While true that you can have either a RCI or II membership, WM is pushing new owners toward RCI. And you can get an II membership only if you are insistent.


----------



## cotraveller (Mar 26, 2010)

Bill4728 said:


> While true that you can have either a RCI or II membership, WM is pushing new owners toward RCI. And you can get an II membership only if you are insistent.



New WorldMark owners buying direct are pushed into TravelShare, which includes an RCI points membership.  The WorldMark developer and management company is Wyndham.  RCI is owned by Wyndham.  So of course they are going to push people in that direction.

You don't need to go through WorldMark or Wyndham to join II. If you are a WorldMark owner and want to join II, contact II.  Use the phone rather than the online "join" form to make sure you get the 2 years for the price of 1 discount.  II is not going to push you towards RCI.


----------



## LLW (Mar 26, 2010)

SamH said:


> I am thinking about buying Worldmark points (resale), mainly because of the resorts out West.
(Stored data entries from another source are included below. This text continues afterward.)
__device__ __forceinline__ uint32_t smem_u32(const void* p) { return (uint32_t)__cvta_generic_to_shared(p); }
__device__ __forceinline__ void mbar_init(uint32_t bar, uint32_t count) {
  asm volatile("mbarrier.init.shared::cta.b64 [%0], %1;" ::"r"(bar), "r"(count));
}
__device__ __forceinline__ void mbar_arrive(uint32_t bar) {
  asm volatile("mbarrier.arrive.shared::cta.b64 _, [%0];" ::"r"(bar) : "memory");
}
__device__ __forceinline__ void mbar_expect_tx(uint32_t bar, uint32_t bytes) {
  asm volatile("mbarrier.arrive.expect_tx.shared::cta.b64 _, [%0], %1;" ::"r"(bar), "r"(bytes) : "memory");
}
__device__ __forceinline__ void mbar_wait(uint32_t bar, uint32_t parity) {
  asm volatile(
      "{\n\t"
      ".reg .pred p;\n\t"
      "WAIT_%=:\n\t"
      "mbarrier.try_wait.parity.shared::cta.b64 p, [%0], %1;\n\t"
      "@p bra DONE_%=;\n\t"
      "bra WAIT_%=;\n\t"
      "DONE_%=:\n\t"
      "}" ::"r"(bar), "r"(parity)
      : "memory");
}
__device__ __forceinline__ void tma_load_2d(uint32_t dst, const CUtensorMap* map, uint32_t bar, int c0, int c1) {
  asm volatile(
      "cp.async.bulk.tensor.2d.shared::cluster.global.mbarrier::complete_tx::bytes [%0], [%1, {%3, %4}], [%2];" ::"r"(dst),
      "l"(map), "r"(bar), "r"(c0), "r"(c1)
      : "memory");
}
__device__ __forceinline__ void tma_store_2d(const CUtensorMap* map, uint32_t src, int c0, int c1) {
  asm volatile("cp.async.bulk.tensor.2d.global.shared::cta.bulk_group [%0, {%2, %3}], [%1];" ::"l"(map), "r"(src), "r"(c0), "r"(c1)
               : "memory");
}
__device__ __forceinline__ uint64_t l2_evict_first_policy() {
  uint64_t pol;
  asm volatile("createpolicy.fractional.L2::evict_first.b64 %0, 1.0;" : "=l"(pol));
  return pol;
}
__device__ __forceinline__ void tma_store_2d_hint(const CUtensorMap* map, uint32_t src, int c0, int c1, uint64_t pol) {
  asm volatile("cp.async.bulk.tensor.2d.global.shared::cta.bulk_group.L2::cache_hint [%0, {%2, %3}], [%1], %4;" ::"l"(map), "r"(src),
               "r"(c0), "r"(c1), "l"(pol)
               : "memory");
}
__device__ __forceinline__ void tma_load_2d_hint(uint32_t dst, const CUtensorMap* map, uint32_t bar, int c0, int c1, uint64_t pol) {
  asm volatile(
      "cp.async.bulk.tensor.2d.shared::cluster.global.mbarrier::complete_tx::bytes.L2::cache_hint [%0], [%1, {%3, %4}], [%2], %5;" ::"r"(dst),
      "l"(map), "r"(bar), "r"(c0), "r"(c1), "l"(pol)
      : "memory");
}
__device__ __forceinline__ void bulk_commit() { asm volatile("cp.async.bulk.commit_group;" ::: "memory"); }
__device__ __forceinline__ void bulk_wait_read0() { asm volatile("cp.async.bulk.wait_group.read 0;" ::: "memory"); }
__device__ __forceinline__ void bulk_wait0() { asm volatile("cp.async.bulk.wait_group 0;" ::: "memory"); }
__device__ __forceinline__ void tensormap_acquire(const CUtensorMap* map) {
  asm volatile("fence.proxy.tensormap::generic.acquire.sys [%0], 128;" ::"l"(map) : "memory");
}
__device__ __forceinline__ void umma_tf32(uint32_t d_tmem, uint64_t adesc, uint64_t bdesc, uint32_t idesc, uint32_t accum) {
  asm volatile(
      "{\n\t"
      ".reg .pred p;\n\t"
      "setp.ne.b32 p, %4, 0;\n\t"
      "tcgen05.mma.cta_group::1.kind::tf32 [%0], %1, %2, %3, p;\n\t"
      "}" ::"r"(d_tmem),
      "l"(adesc), "l"(bdesc), "r"(idesc), "r"(accum)
      : "memory");
}
__device__ __forceinline__ void umma_commit(uint32_t bar) {
  asm volatile("tcgen05.commit.cta_group::1.mbarrier::arrive::one.shared::cluster.b64 [%0];" ::"r"(bar) : "memory");
}
__device__ __forceinline__ uint32_t cluster_ctarank() {
  uint32_t r;
  asm volatile("mov.u32 %0, %%cluster_ctarank;" : "=r"(r));
  return r;
}
__device__ __forceinline__ void cluster_sync_all() {
  asm volatile("barrier.cluster.arrive.release.aligned;" ::: "memory");
  asm volatile("barrier.cluster.wait.acquire.aligned;" ::: "memory");
  __syncthreads();
}
__device__ __forceinline__ void mbar_arrive_rank(uint32_t bar, uint32_t rank) {
  uint32_t remote;
  asm volatile("mapa.shared::cluster.u32 %0, %1, %2;" : "=r"(remote) : "r"(bar), "r"(rank));
  asm volatile("mbarrier.arrive.shared::cluster.b64 _, [%0];" ::"r"(remote) : "memory");
}
__device__ __forceinline__ void umma2_tf32(uint32_t d_tmem, uint64_t adesc, uint64_t bdesc, uint32_t idesc, uint32_t accum) {
  asm volatile(
      "{\n\t"
      ".reg .pred p;\n\t"
      "setp.ne.b32 p, %4, 0;\n\t"
      "tcgen05.mma.cta_group::2.kind::tf32 [%0], %1, %2, %3, p;\n\t"
      "}" ::"r"(d_tmem),
      "l"(adesc), "l"(bdesc), "r"(idesc), "r"(accum)
      : "memory");
}
__device__ __forceinline__ void umma_commit2(uint32_t bar) {
  asm volatile("tcgen05.commit.cta_group::2.mbarrier::arrive::one.shared::cluster.multicast::cluster.b64 [%0], %1;" ::"r"(bar),
               "h"((unsigned short)3)
               : "memory");
}
__device__ __forceinline__ void tc_fence_before() { asm volatile("tcgen05.fence::before_thread_sync;" ::: "memory"); }
__device__ __forceinline__ void tc_fence_after() { asm volatile("tcgen05.fence::after_thread_sync;" ::: "memory"); }

__device__ __forceinline__ uint64_t desc_kmajor(uint32_t saddr) {
  uint64_t d = 0;
  d |= (uint64_t)((saddr & 0x3FFFF) >> 4);
  d |= (uint64_t)1 << 16;
  d |= (uint64_t)(1024 >> 4) << 32;
  d |= (uint64_t)1 << 46;
  d |= (uint64_t)2 << 61;
  return d;
}
__device__ __forceinline__ uint64_t desc_mnmajor(uint32_t saddr) {
  uint64_t d = 0;
  d |= (uint64_t)((saddr & 0x3FFFF) >> 4);
  d |= (uint64_t)((4096 >> 4) & 0x3FFF) << 16;
  d |= (uint64_t)((512 >> 4) & 0x3FFF) << 32;
  d |= (uint64_t)1 << 46;
  d |= (uint64_t)1 << 61;
  return d;
}

#define T2_TMEM_LD32(R, ADDR)                                                                                            \
  asm volatile(                                                                                                         \
      "tcgen05.ld.sync.aligned.32x32b.x32.b32 "                                                                         \
      "{%0, %1, %2, %3, %4, %5, %6, %7, %8, %9, %10, %11, %12, %13, %14, %15, %16, %17, %18, %19, %20, %21, %22, %23, " \
      "%24, %25, %26, %27, %28, %29, %30, %31}, [%32];"                                                                 \
      : "=r"(R[0]), "=r"(R[1]), "=r"(R[2]), "=r"(R[3]), "=r"(R[4]), "=r"(R[5]), "=r"(R[6]), "=r"(R[7]), "=r"(R[8]),    \
        "=r"(R[9]), "=r"(R[10]), "=r"(R[11]), "=r"(R[12]), "=r"(R[13]), "=r"(R[14]), "=r"(R[15]), "=r"(R[16]),         \
        "=r"(R[17]), "=r"(R[18]), "=r"(R[19]), "=r"(R[20]), "=r"(R[21]), "=r"(R[22]), "=r"(R[23]), "=r"(R[24]),        \
        "=r"(R[25]), "=r"(R[26]), "=r"(R[27]), "=r"(R[28]), "=r"(R[29]), "=r"(R[30]), "=r"(R[31])                       \
      : "r"(ADDR))

struct T2Item {
  int m0, n0, part, kb0, kb1;
  int M, N;
  float* C;
  long long ldc;
  const CUtensorMap *mapA, *mapB;
  const CUtensorMap *mapC, *mapE;
  const float *E, *rowv;
  long long lde;
};
__device__ __forceinline__ T2Item t2_item(const T2Params& p, int w, int& pidx, int rank = 0) {
  T2Item it;
  if (p.batch) {
    while (w >= p.item_off[pidx + 1]) ++pidx;
    const T2Problem* q = p.batch + pidx;
    const int local = w - p.item_off[pidx];
    const int nch = q->n_chunks;
    it.part = 0;
    it.n0 = (local % nch) * T2_BN;
    it.m0 = (p.pair ? (local / nch) * 2 + rank : (local / nch)) * T2_BM;
    it.kb0 = 0;
    it.kb1 = q->kb_total;
    it.M = q->M; it.N = q->N; it.C = q->C; it.ldc = q->ldc;
    it.mapA = &q->mapA; it.mapB = &q->mapB;
    it.mapC = &q->mapC; it.mapE = &q->mapE;
    it.E = q->E; it.rowv = q->rowv; it.lde = q->lde;
    return it;
  }
  it.part = w % p.k_parts;
  const int mn = w / p.k_parts;
  it.n0 = (mn % p.n_chunks) * T2_BN;
  it.m0 = (p.pair ? (mn / p.n_chunks) * 2 + rank : (mn / p.n_chunks)) * T2_BM;
  it.kb0 = it.part * p.kb_per_part;
  it.kb1 = min(p.kb_total, it.kb0 + p.kb_per_part);
  it.M = p.M; it.N = p.N; it.C = p.C; it.ldc = p.ldc;
  it.mapA = nullptr; it.mapB = nullptr;
  it.mapC = nullptr; it.mapE = nullptr;
  it.E = nullptr; it.rowv = nullptr; it.lde = 0;
  return it;
}
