// ... 201 lines not shown
    *nchunks = 0;
    if (c->n_dense > 0) LPB_TRY(k_gemv_t_partials(c->lc, c->m, c->n_dense, c->A, c->lda, v0, v1, nrhs, nchunks));
    *tail = TailCols{c->n_dense, c->col_row, c->col_val, v0, v1};
    return LPB_OK;
  }

  int blind_start() {
    PhaseTimer tm(c, PH_VEC);
    LPB_TRY(k_fill(c->lc, c->x, c->n, 1.0));
    LPB_TRY(k_fill(c->lc, c->z, c->n, 1.0));
    LPB_TRY(k_fill(c->lc, c->y, c->m, 0.0));
    c->have_pq = false;
    return LPB_OK;
  }

  int residuals(double tau, double kappa, lpb_residual_scalars* o) {
    (void)kappa;
    RedSpec spec;
    spec.nvals = 5;
    int nb_n = 0, nb_m = 0, nchunks = 0;
    {
      PhaseTimer tm(c, PH_SWEEP);
      LPB_TRY(sweep_n(nullptr, c->x, nullptr, c->t, nullptr, 1));
    }
    LPB_TRY(allreduce(c, c->t, c->m, ncclSum));
    LPB_TRY(check_replicated(c, "A x after the all-reduce", c->t, 1, c->m, c->m, 0));
    LPB_TRY(check_replicated(c, "y", c->y, 1, c->m, c->m, 0));
    {
      PhaseTimer tm(c, PH_SWEEP);
      LPB_TRY(k_resid_p(c->lc, c->m, tau, c->b, c->t, c->y, c->rP, 3, &nb_m));
      TailCols tail;
      LPB_TRY(sweep_t(c->y, nullptr, 1, &nchunks, &tail));
      LPB_TRY(k_resid_d(c->lc, c->n, nchunks, tau, c->c, c->z, c->x, c->rD, 0, &nb_n, &tail));
    }
    spec.nblocks[0] = spec.nblocks[1] = spec.nblocks[2] = nb_n;
    spec.nblocks[3] = spec.nblocks[4] = nb_m;
    LPB_TRY(finish_scalars(c, spec, 3, ncclSum));
    const double* h = c->lc.red_host;
    o->nrm_rd = std::sqrt(h[0]);
    o->cx = h[1];
    o->xz = h[2];
    o->nrm_rp = std::sqrt(h[3]);
    o->by = h[4];
    return LPB_OK;
  }

  int form_normal_matrix() {
    {
      PhaseTimer tm(c, PH_SYRK);
      if (c->n_dense <= 0)
        LPB_CUDA(cudaMemsetAsync(c->M, 0, sizeof(double) * (size_t)(c->m * c->ldm), c->lc.stream));
      else if (c->syrk_impl == 1)
        LPB_TRY(k_syrk_simple(c->lc, c->m, c->n_dense, c->A, c->lda, c->dinv, c->M, c->ldm));
      else
        LPB_TRY(k_syrk_dmma(c->lc, c->m, c->n_dense, c->A, c->lda, c->dinv, c->M, c->ldm));
      if (c->n_singleton > 0) LPB_TRY(k_diag_add(c->lc, c->m, c->M, c->ldm, c->sgl_col, c->sgl_val, c->dinv));
      c->prof.syrk_launches++;
      c->prof.syrk_cols = c->n_dense;
    }
    if (c->world > 1 && c->packed_allreduce) {
      const int64_t cnt = tri_packed_doubles(c->m);
      if (!c->tri_buf) {
        LPB_TRY(dev_alloc(c, &c->tri_buf, cnt));
        LPB_CUDA(cudaMemsetAsync(c->tri_buf, 0, sizeof(double) * (size_t)cnt, c->lc.stream));
      }
      {
        PhaseTimer tm(c, PH_COMM);
        LPB_TRY(k_tri_pack(c->lc, c->M, c->ldm, c->m, c->tri_buf, true));
      }
      LPB_TRY(allreduce(c, c->tri_buf, cnt, ncclSum));
      {
        PhaseTimer tm(c, PH_COMM);
        LPB_TRY(k_tri_pack(c->lc, c->M, c->ldm, c->m, c->tri_buf, false));
      }
    } else {
      LPB_TRY(allreduce(c, c->M, c->m * c->ldm, ncclSum));
    }
    return check_replicated(c, "M after the all-reduce", c->M, c->m, c->m, c->ldm, 1);
  }

  int factor_normal_matrix(int* info_out) {
    const size_t mbytes = sizeof(double) * (size_t)(c->m * c->ldm);
    if (c->potrf_verify) {
      if (!c->vfy1) {
        LPB_TRY(dev_alloc(c, &c->vfy1, c->m * c->ldm));
        LPB_TRY(dev_alloc(c, &c->vfy2, c->m * c->ldm));
      }
      LPB_CUDA(cudaMemcpyAsync(c->vfy1, c->M, mbytes, cudaMemcpyDeviceToDevice, c->lc.stream));
    }
    {
      PhaseTimer tm(c, PH_POTRF);
      LPB_TRY(k_potrf(c->lc, c->m, c->M, c->ldm, c->syrk_impl));
      c->prof.potrf_launches++;
    }
    if (c->potrf_verify) {
      LPB_CUDA(cudaMemcpyAsync(c->vfy2, c->M, mbytes, cudaMemcpyDeviceToDevice, c->lc.stream));
      LPB_CUDA(cudaMemcpyAsync(c->M, c->vfy1, mbytes, cudaMemcpyDeviceToDevice, c->lc.stream));
      const int saved = c->lc.sync_each_launch;
      if (c->potrf_verify == 2) c->lc.sync_each_launch = 1;
      LPB_TRY(k_potrf(c->lc, c->m, c->M, c->ldm, c->syrk_impl));
      c->lc.sync_each_launch = saved;
      unsigned long long* d3 = nullptr;
      LPB_CUDA(cudaMalloc(reinterpret_cast<void**>(&d3), 3 * sizeof(unsigned long long)));
      LPB_TRY(k_diff(c->lc, c->M, c->vfy2, c->m, c->m, c->ldm, 1, d3));
      unsigned long long h3[3];
      LPB_CUDA(cudaMemcpyAsync(h3, d3, sizeof(h3), cudaMemcpyDeviceToHost, c->lc.stream));
// ... 312 lines not shown
    --nd;
  }
  if (n - nd < 16) return LPB_OK;
  for (int64_t j = nd; j < n; ++j)
    if (nnz[j] != 1) h_int[(size_t)(n + j)] = -1;
  LPB_CUDA(cudaMemcpyAsync(c->sgl_col, col_of_row.data(), sizeof(int) * (size_t)m, cudaMemcpyHostToDevice, c->lc.stream));
  LPB_CUDA(cudaMemcpyAsync(c->sgl_val, sq.data(), sizeof(double) * (size_t)m, cudaMemcpyHostToDevice, c->lc.stream));
  LPB_CUDA(cudaMemcpyAsync(c->col_row, row, sizeof(int) * (size_t)n, cudaMemcpyHostToDevice, c->lc.stream));
  LPB_CUDA(cudaMemcpyAsync(c->col_val, h_val.data(), sizeof(double) * (size_t)n, cudaMemcpyHostToDevice, c->lc.stream));
  LPB_CUDA(cudaStreamSynchronize(c->lc.stream));
  c->n_dense = nd;
  c->n_singleton = nsgl;
  return LPB_OK;
}

int upload_problem(lpb_ctx* c, const double* A, int64_t lda, const double* b, const double* cc, double c0, int mem) {
  if (!A || !b || !cc || lda < c->n) {
    set_last_error("set_problem: null pointer or lda < n");
    return LPB_ERR_BAD_ARGUMENT;
  }
  const cudaMemcpyKind kind = mem == LPB_MEM_DEVICE ? cudaMemcpyDeviceToDevice : cudaMemcpyHostToDevice;
  if (lda == c->lda && lda == c->n)
    LPB_CUDA(cudaMemcpyAsync(c->A, A, sizeof(double) * (size_t)(c->m * c->lda), kind, c->lc.stream));
  else
    LPB_CUDA(cudaMemcpy2DAsync(c->A, sizeof(double) * c->lda, A, sizeof(double) * lda, sizeof(double) * c->n, c->m,
                               kind, c->lc.stream));
  LPB_CUDA(cudaMemcpyAsync(c->b, b, sizeof(double) * c->m, kind, c->lc.stream));
  LPB_CUDA(cudaMemcpyAsync(c->c, cc, sizeof(double) * c->n, kind, c->lc.stream));
  if (std::getenv("LPB_TIME_CREATE")) {
    const auto t0 = std::chrono::steady_clock::now();
    LPB_CUDA(cudaStreamSynchronize(c->lc.stream));
    const double ms = std::chrono::duration<double, std::milli>(std::chrono::steady_clock::now() - t0).count();
    std::fprintf(stderr, "[upload] copies drained in %.1f ms after issue (%.1f GB/s)\n", ms,
                 8.0 * c->m * c->n / (ms * 1e-3) / 1e9);
  }
  LPB_CUDA(cudaStreamSynchronize(c->lc.stream));
  c->c0 = c0;
  c->has_problem = true;
  c->have_pq = false;
  return analyze_structure(c);
}

void ctx_free(lpb_ctx* c) {
  if (!c) return;
  if (c->lc.stream) cudaStreamSynchronize(c->lc.stream);
  for (auto& r : c->recs) {
    cudaEventDestroy(r.a);
    cudaEventDestroy(r.b);
  }
  for (auto e : c->ev_free) cudaEventDestroy(e);
  for (void* p : c->allocs) cudaFree(p);
  if (c->lc.chol_ws) cudaFree(c->lc.chol_ws);
  if (c->lc.syrk_ws) cudaFree(c->lc.syrk_ws);
  if (c->lc.panel_buf) cudaFree(c->lc.panel_buf);
  k_peer_release(c->lc);
  for (int i = 0; i < 2; ++i)
    if (c->lc.panel_slot[i]) cudaFree(c->lc.panel_slot[i]);
  for (int e = 0; e < 4; ++e)
    if (c->lc.ev_dist[e]) cudaEventDestroy(c->lc.ev_dist[e]);
  if (c->lc.side_stream) {
    cudaStreamSynchronize(c->lc.side_stream);
    for (int e = 0; e < 2; ++e) {
      if (c->lc.ev_col[e]) cudaEventDestroy(c->lc.ev_col[e]);
      if (c->lc.ev_pan[e]) cudaEventDestroy(c->lc.ev_pan[e]);
    }
    cudaStreamDestroy(c->lc.side_stream);
  }
  if (c->lc.red_host) cudaFreeHost(c->lc.red_host);
  if (c->lc.info_host) cudaFreeHost(c->lc.info_host);
  if (c->chk_host) cudaFreeHost(c->chk_host);
  if (c->own_stream && c->lc.stream) cudaStreamDestroy(c->lc.stream);
  if (c->comm) {
    std::lock_guard<std::mutex> g(g_comm_mu);
    if (c->comm == g_comm.comm && g_comm.refs > 0) --g_comm.refs;
  }
  delete c;
}

int need_problem(lpb_ctx* c) {
  if (!c || !c->has_problem) {
    set_last_error("context has no problem attached");
    return LPB_ERR_BAD_ARGUMENT;
  }
  return LPB_OK;
}

using BatchedLaunch = int (*)(int64_t, int, int, const double*, const double*, const double*, const lpb_options&, double*,
                              double*, int64_t*, int32_t*, cudaStream_t);

int run_batched(BatchedLaunch launch, int64_t batch, int64_t m, int64_t n, const double* A, const double* b, const double* c,
                const lpb_options& o, double* x_out, double* fun, int64_t* iterations, int32_t* status, int mem,
                cudaStream_t st) {
  if (mem == LPB_MEM_DEVICE) {
    LPB_TRY(launch(batch, (int)m, (int)n, A, b, c, o, x_out, fun, iterations, status, st));
    LPB_CUDA(cudaStreamSynchronize(st));
    return LPB_OK;
  }
  const size_t sA = sizeof(double) * (size_t)(batch * m * n), sb = sizeof(double) * (size_t)(batch * m),
               sc = sizeof(double) * (size_t)(batch * n), s8 = sizeof(double) * (size_t)batch,
               s4 = sizeof(int32_t) * (size_t)batch;
  auto up = [](size_t v) { return (v + 255) & ~(size_t)255; };
  const size_t need = up(sA) + up(sb) + 2 * up(sc) + 2 * up(s8) + up(s4);
  if (g_batched_ws_cap < need) {
    if (g_batched_ws) cudaFree(g_batched_ws);
    g_batched_ws = nullptr;
    g_batched_ws_cap = 0;
// ... 459 lines not shown
  return d.extract_x(tau, x_out, fun);
}

int lpb_solve(lpb_ctx* c, const lpb_options* opts, double* x_out, double* fun, int64_t* iterations) {
  LPB_TRY(need_problem(c));
  lpb_options o;
  if (opts)
    o = *opts;
  else
    options_default(&o);
  LPB_TRY(lpb_options_validate(&o));
  profile_reset(c);
  const int64_t launches0 = c->lc.launches;
  cudaEvent_t e0 = nullptr, e1 = nullptr;
  if (c->profile) {
    LPB_CUDA(cudaEventCreate(&e0));
    LPB_CUDA(cudaEventCreate(&e1));
    LPB_CUDA(cudaEventRecord(e0, c->lc.stream));
  }
  CudaDev dev{c};
  int rc = solve_normal_form(dev, o, c->n_global, c->c0, &c->last);
  if (iterations) *iterations = c->last.iterations;
  if (rc == LPB_OK || rc == LPB_ERR_ITERATION_LIMIT_EXCEEDED) {
    const int rc2 = dev.extract_x(c->last.tau, x_out, fun);
    if (rc2 != LPB_OK) rc = rc2;
  }
  if (c->profile) {
    cudaEventRecord(e1, c->lc.stream);
    cudaEventSynchronize(e1);
    float f = 0.f;
    cudaEventElapsedTime(&f, e0, e1);
    profile_collect(c);
    c->prof.total_ms = f;
    cudaEventDestroy(e0);
    cudaEventDestroy(e1);
  }
  c->prof.launches = c->lc.launches - launches0;
  c->prof.iterations = c->last.iterations;
  return rc;
}

int64_t lpb_trace(lpb_ctx* c, double* rows, int64_t max_rows) {
  if (!c || !rows) return 0;
  int64_t k = 0;
  for (; k < (int64_t)c->last.trace.size() && k < max_rows; ++k)
    std::memcpy(rows + k * LPB_TRACE_COLS, c->last.trace[k].v, sizeof(double) * LPB_TRACE_COLS);
  return k;
}

int lpb_k_syrk_adat(lpb_ctx* c, int64_t m, int64_t n, const double* dA, int64_t lda, const double* d_d, double* dM,
                    int64_t ldm) {
  if (!c || !dA || !dM) return LPB_ERR_BAD_ARGUMENT;
  int rc = c->syrk_impl == 1 ? k_syrk_simple(c->lc, m, n, dA, lda, d_d, dM, ldm)
                             : k_syrk_dmma(c->lc, m, n, dA, lda, d_d, dM, ldm);
  if (rc != LPB_OK) return rc;
  LPB_CUDA(cudaStreamSynchronize(c->lc.stream));
  return LPB_OK;
}

int lpb_k_potrf(lpb_ctx* c, int64_t m, double* dM, int64_t ldm, int32_t* info_host) {
  if (!c || !dM) return LPB_ERR_BAD_ARGUMENT;
  LPB_TRY(k_potrf(c->lc, m, dM, ldm, c->syrk_impl));
  LPB_CUDA(cudaMemcpyAsync(c->lc.info_host, c->lc.info_dev, sizeof(int), cudaMemcpyDeviceToHost, c->lc.stream));
  LPB_CUDA(cudaStreamSynchronize(c->lc.stream));
  if (info_host) *info_host = *c->lc.info_host;
  return LPB_OK;
}

int lpb_k_potrs(lpb_ctx* c, int64_t m, const double* dL, int64_t ldm, double* dB, int64_t nrhs) {
  if (!c || !dL || !dB) return LPB_ERR_BAD_ARGUMENT;
  LPB_TRY(k_potrs(c->lc, m, dL, ldm, dB, (int)nrhs, c->syrk_impl == 0));
  return fetch_scalars(c->lc, 0);
}

int lpb_k_gemv_n(lpb_ctx* c, int64_t m, int64_t n, const double* dA, int64_t lda, const double* d_w, double* d_out) {
  if (!c || !dA || !d_w || !d_out) return LPB_ERR_BAD_ARGUMENT;
  LPB_TRY(k_gemv_n(c->lc, m, n, dA, lda, nullptr, d_w, nullptr, d_out, nullptr, 1));
  LPB_CUDA(cudaStreamSynchronize(c->lc.stream));
  return LPB_OK;
}

int lpb_k_gemv_t(lpb_ctx* c, int64_t m, int64_t n, const double* dA, int64_t lda, const double* d_v, double* d_out) {
  if (!c || !dA || !d_v || !d_out) return LPB_ERR_BAD_ARGUMENT;
  if (gemv_t_partials_doubles(m, n) > c->lc.gemv_partials_cap) {
    set_last_error("gemv_t: context work buffers were sized for a smaller problem");
    return LPB_ERR_BAD_ARGUMENT;
  }
  int nchunks = 0;
  LPB_TRY(k_gemv_t_partials(c->lc, m, n, dA, lda, d_v, nullptr, 1, &nchunks));
  LPB_TRY(k_gemv_t_raw(c->lc, n, nchunks, 1, d_out, nullptr));
  LPB_CUDA(cudaStreamSynchronize(c->lc.stream));
  return LPB_OK;
}

int lpb_solve_batched(int64_t batch, int64_t m, int64_t n, const double* A, const double* b, const double* c,
                      const lpb_options* opts, double* x_out, double* fun, int64_t* iterations, int32_t* status,
                      int mem, void* stream) {
  lpb_options o;
  LPB_TRY(batched_args("solve_batched", batch, m, n, A, b, c, opts, x_out, fun, iterations, status, &o));
  LPB_TRY(check_device());
  return run_batched(batched_launch, batch, m, n, A, b, c, o, x_out, fun, iterations, status, mem,
                     static_cast<cudaStream_t>(stream));
}

int lpb_solve_many(int64_t batch, int64_t m, int64_t n, const double* A, const double* b, const double* c,
                   const lpb_options* opts, double* x_out, double* fun, int64_t* iterations, int32_t* status, int mem,
                   void* stream) {
// ... 3 lines not shown
  LPB_TRY(check_device());
  return run_batched(solve_many_launch, batch, m, n, A, b, c, o, x_out, fun, iterations, status, mem,
                     static_cast<cudaStream_t>(stream));
}

int lpb_release_workspaces(void) {
  if (g_batched_ws) cudaFree(g_batched_ws);
  g_batched_ws = nullptr;
  g_batched_ws_cap = 0;
  if (g_batched_copy_stream) cudaStreamDestroy(g_batched_copy_stream);
  g_batched_copy_stream = nullptr;
  for (int q = 0; q < 4; ++q) {
    if (g_batched_ev[q]) cudaEventDestroy(g_batched_ev[q]);
    g_batched_ev[q] = nullptr;
  }
  return LPB_OK;
}

int lpb_get_profile(lpb_ctx* c, lpb_profile* out) {
  if (!c || !out) return LPB_ERR_BAD_ARGUMENT;
  *out = c->prof;
  return LPB_OK;
}

int64_t lpb_launch_count(lpb_ctx* c) { return c ? c->lc.launches : 0; }

int lpb_measure_dmma_peak(lpb_ctx* c, double seconds, double* tflops_out) {
  if (!c || !tflops_out) return LPB_ERR_BAD_ARGUMENT;
  return k_dmma_peak(c->lc, seconds, tflops_out);
}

In terms of exchanging, does Worldmark come with an RCI membership or is there a choice between RCI and II?
> 
> Thanks.
> 
> Sam



Fred is correct. You can call II directly to join to get the special 2-for-1 deal - 2 years for $89. You can even call multiple times to get multiple 2 years. I have 5 years left currently, and have been thinking of getting more.

(WM purchased from the Developer :ignore: comes with RCI Points. They tell you it's free, but the RCI dues are actually incorporated in the TravelShare dues that you would pay every month.)


----------